## Stored data
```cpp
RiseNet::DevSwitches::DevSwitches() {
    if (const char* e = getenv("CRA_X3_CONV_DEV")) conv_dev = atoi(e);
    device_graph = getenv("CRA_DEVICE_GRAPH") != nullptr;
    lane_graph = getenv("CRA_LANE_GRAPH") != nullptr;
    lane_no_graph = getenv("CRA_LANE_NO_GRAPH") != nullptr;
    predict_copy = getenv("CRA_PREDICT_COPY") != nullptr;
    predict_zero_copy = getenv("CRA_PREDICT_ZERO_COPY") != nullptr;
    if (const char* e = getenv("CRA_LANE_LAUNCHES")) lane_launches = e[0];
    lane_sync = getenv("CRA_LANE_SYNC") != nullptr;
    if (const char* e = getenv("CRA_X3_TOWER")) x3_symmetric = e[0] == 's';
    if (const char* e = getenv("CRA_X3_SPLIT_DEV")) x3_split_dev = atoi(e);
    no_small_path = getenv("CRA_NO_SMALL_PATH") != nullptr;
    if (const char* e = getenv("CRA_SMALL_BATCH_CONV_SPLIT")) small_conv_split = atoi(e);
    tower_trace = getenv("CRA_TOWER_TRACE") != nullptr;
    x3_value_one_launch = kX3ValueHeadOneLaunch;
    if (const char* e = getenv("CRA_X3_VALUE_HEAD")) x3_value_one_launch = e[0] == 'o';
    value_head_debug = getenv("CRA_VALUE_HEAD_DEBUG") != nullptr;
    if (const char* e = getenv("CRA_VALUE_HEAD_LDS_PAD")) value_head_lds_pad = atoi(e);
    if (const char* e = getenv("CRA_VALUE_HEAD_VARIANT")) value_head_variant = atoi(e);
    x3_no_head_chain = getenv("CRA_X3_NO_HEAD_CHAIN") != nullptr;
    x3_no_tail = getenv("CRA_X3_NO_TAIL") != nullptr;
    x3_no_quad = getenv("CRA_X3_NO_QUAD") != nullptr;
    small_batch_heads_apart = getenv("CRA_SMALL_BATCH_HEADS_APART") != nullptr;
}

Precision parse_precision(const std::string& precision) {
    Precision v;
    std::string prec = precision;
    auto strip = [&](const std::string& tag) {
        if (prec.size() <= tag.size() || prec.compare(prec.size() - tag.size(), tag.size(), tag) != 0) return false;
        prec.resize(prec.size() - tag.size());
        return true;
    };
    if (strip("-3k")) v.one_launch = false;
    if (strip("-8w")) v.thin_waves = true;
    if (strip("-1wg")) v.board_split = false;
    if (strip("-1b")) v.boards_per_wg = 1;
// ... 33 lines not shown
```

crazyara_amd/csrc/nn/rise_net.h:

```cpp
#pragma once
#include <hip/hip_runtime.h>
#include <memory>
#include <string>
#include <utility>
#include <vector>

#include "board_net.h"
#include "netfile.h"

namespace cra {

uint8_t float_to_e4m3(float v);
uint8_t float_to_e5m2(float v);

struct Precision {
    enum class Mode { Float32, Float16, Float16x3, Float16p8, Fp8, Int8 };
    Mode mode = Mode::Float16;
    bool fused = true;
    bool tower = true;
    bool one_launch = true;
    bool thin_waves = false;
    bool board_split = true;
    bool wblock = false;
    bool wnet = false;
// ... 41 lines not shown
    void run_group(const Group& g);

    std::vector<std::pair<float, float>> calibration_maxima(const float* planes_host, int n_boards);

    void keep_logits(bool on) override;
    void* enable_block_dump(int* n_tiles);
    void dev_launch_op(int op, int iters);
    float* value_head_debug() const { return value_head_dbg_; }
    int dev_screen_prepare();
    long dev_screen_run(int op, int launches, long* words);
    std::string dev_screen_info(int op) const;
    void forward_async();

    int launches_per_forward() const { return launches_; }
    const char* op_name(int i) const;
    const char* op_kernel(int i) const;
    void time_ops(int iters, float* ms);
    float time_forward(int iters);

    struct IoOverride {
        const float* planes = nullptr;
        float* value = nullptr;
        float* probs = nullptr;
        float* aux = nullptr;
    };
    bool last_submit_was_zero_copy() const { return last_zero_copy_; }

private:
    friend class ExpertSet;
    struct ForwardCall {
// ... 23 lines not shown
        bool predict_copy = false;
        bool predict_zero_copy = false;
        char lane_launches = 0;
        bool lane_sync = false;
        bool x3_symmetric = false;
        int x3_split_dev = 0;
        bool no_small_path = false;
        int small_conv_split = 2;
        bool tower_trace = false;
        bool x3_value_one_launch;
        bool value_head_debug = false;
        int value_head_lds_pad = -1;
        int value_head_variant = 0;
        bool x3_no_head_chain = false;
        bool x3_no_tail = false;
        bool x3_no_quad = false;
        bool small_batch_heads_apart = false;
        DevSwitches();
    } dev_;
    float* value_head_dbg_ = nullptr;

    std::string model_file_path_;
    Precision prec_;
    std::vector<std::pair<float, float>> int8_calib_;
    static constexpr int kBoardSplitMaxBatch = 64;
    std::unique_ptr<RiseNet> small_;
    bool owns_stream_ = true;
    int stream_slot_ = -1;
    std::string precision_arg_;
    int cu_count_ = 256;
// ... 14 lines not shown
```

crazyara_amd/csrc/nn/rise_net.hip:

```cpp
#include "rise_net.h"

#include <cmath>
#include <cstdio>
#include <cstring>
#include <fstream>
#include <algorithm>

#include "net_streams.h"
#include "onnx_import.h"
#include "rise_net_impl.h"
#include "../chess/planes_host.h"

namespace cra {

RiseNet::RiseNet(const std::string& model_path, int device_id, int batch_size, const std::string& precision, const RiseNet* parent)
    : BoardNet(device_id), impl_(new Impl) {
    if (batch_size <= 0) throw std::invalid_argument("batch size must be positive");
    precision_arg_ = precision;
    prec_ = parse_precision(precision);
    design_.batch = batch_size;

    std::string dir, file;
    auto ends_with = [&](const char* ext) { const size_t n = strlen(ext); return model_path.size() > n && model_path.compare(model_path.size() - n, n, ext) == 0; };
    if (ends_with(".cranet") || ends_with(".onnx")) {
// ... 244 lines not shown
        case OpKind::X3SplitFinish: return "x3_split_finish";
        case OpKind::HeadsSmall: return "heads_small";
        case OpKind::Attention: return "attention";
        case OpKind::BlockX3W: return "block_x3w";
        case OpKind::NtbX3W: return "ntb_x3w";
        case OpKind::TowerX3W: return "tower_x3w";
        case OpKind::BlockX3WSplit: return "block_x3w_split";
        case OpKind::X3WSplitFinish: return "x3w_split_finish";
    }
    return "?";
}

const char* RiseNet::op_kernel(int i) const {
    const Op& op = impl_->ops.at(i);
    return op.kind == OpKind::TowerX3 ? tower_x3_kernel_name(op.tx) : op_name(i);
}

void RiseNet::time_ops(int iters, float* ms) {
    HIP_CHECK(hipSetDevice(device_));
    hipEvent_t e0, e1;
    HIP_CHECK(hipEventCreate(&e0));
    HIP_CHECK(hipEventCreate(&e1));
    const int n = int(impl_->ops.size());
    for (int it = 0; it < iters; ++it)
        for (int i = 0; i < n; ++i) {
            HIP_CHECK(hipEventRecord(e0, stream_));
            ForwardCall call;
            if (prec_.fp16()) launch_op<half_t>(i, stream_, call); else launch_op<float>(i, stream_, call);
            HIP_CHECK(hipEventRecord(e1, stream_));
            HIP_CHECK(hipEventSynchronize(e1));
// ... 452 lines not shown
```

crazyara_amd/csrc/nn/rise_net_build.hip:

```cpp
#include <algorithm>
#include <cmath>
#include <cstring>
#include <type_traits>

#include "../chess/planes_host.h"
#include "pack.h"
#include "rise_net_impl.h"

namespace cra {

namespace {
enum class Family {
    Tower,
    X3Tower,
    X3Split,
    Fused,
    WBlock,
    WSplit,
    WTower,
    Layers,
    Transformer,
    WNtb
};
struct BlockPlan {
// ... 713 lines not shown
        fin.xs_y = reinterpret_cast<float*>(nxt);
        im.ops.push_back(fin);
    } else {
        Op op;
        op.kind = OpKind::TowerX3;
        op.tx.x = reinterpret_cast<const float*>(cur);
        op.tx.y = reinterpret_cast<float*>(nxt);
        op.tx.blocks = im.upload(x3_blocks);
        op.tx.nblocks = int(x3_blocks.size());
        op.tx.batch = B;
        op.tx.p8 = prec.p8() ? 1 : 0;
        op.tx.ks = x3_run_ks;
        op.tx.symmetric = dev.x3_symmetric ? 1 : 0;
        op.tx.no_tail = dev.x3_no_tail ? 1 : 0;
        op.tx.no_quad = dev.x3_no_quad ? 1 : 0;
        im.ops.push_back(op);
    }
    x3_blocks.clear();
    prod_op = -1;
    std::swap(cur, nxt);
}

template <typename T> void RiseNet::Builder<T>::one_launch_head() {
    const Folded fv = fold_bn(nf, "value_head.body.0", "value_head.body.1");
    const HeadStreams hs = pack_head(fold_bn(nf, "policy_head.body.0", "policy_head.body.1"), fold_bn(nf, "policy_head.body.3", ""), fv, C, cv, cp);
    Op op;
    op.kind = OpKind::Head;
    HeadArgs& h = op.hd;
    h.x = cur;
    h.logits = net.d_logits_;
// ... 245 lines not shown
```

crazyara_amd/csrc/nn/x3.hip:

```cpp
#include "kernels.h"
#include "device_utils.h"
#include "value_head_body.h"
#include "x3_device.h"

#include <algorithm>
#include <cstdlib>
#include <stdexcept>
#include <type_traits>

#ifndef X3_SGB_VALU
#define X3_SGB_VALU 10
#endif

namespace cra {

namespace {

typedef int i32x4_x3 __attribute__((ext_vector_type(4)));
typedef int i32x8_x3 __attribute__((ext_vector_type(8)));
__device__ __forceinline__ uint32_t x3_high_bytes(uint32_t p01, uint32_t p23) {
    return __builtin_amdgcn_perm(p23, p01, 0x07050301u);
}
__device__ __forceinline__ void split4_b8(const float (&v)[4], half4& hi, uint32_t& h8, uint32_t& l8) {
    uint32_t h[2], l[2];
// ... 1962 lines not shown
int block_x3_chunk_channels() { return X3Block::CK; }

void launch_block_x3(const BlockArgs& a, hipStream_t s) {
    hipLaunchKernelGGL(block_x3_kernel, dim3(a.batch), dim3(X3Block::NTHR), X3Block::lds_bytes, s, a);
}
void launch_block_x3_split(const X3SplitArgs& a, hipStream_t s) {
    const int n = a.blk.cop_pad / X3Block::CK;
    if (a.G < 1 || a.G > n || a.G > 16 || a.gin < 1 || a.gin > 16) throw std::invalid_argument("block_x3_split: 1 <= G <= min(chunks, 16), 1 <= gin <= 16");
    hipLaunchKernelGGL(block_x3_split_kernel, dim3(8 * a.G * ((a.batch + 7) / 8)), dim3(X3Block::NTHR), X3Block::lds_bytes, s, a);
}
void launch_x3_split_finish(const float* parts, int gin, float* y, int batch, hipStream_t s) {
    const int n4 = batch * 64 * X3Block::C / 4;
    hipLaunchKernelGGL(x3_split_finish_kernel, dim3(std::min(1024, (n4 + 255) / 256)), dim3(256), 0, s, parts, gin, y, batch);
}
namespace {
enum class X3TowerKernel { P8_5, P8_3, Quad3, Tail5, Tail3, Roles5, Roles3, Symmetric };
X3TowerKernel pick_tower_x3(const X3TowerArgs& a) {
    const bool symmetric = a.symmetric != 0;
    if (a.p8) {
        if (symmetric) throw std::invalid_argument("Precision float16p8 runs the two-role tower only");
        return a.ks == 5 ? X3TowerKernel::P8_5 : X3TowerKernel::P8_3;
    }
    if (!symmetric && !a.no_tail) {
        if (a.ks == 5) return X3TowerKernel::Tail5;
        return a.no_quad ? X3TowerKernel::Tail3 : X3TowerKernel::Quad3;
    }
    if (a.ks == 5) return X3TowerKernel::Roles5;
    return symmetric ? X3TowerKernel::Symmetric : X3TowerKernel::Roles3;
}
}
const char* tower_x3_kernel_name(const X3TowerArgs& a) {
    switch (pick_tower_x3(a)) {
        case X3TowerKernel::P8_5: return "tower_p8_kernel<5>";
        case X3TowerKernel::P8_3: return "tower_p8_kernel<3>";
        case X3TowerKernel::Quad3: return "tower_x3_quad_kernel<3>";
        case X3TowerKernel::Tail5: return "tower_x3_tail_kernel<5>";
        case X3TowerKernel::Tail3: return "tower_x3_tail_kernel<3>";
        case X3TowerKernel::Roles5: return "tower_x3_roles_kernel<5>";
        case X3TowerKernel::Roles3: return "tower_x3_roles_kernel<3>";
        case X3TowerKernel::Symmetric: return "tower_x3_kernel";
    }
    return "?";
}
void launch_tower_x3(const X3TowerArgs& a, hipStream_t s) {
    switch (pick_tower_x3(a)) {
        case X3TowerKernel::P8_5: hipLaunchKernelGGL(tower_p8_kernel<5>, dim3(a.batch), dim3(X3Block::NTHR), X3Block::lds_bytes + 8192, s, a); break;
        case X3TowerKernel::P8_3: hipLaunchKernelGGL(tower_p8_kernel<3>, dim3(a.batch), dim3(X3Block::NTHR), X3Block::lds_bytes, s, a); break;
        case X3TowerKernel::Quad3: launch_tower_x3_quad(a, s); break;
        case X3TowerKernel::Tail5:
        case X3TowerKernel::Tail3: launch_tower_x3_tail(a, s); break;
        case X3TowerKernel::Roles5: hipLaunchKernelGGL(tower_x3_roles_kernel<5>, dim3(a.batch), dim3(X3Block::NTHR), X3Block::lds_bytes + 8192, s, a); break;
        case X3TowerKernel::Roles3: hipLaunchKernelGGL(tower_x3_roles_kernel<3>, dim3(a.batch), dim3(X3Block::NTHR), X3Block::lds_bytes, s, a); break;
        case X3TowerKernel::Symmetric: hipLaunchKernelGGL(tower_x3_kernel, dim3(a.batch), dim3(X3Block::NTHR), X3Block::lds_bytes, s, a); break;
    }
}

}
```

## Task goal
Only lines with the string "OpKind" are wanted; please find each one in the listing and copy it.

## Solution to the problem
        case OpKind::X3SplitFinish: return "x3_split_finish";
        case OpKind::HeadsSmall: return "heads_small";
        case OpKind::Attention: return "attention";
        case OpKind::BlockX3W: return "block_x3w";
        case OpKind::NtbX3W: return "ntb_x3w";
        case OpKind::TowerX3W: return "tower_x3w";
        case OpKind::BlockX3WSplit: return "block_x3w_split";
        case OpKind::X3WSplitFinish: return "x3w_split_finish";
    return op.kind == OpKind::TowerX3 ? tower_x3_kernel_name(op.tx) : op_name(i);
        op.kind = OpKind::TowerX3;
    op.kind = OpKind::Head;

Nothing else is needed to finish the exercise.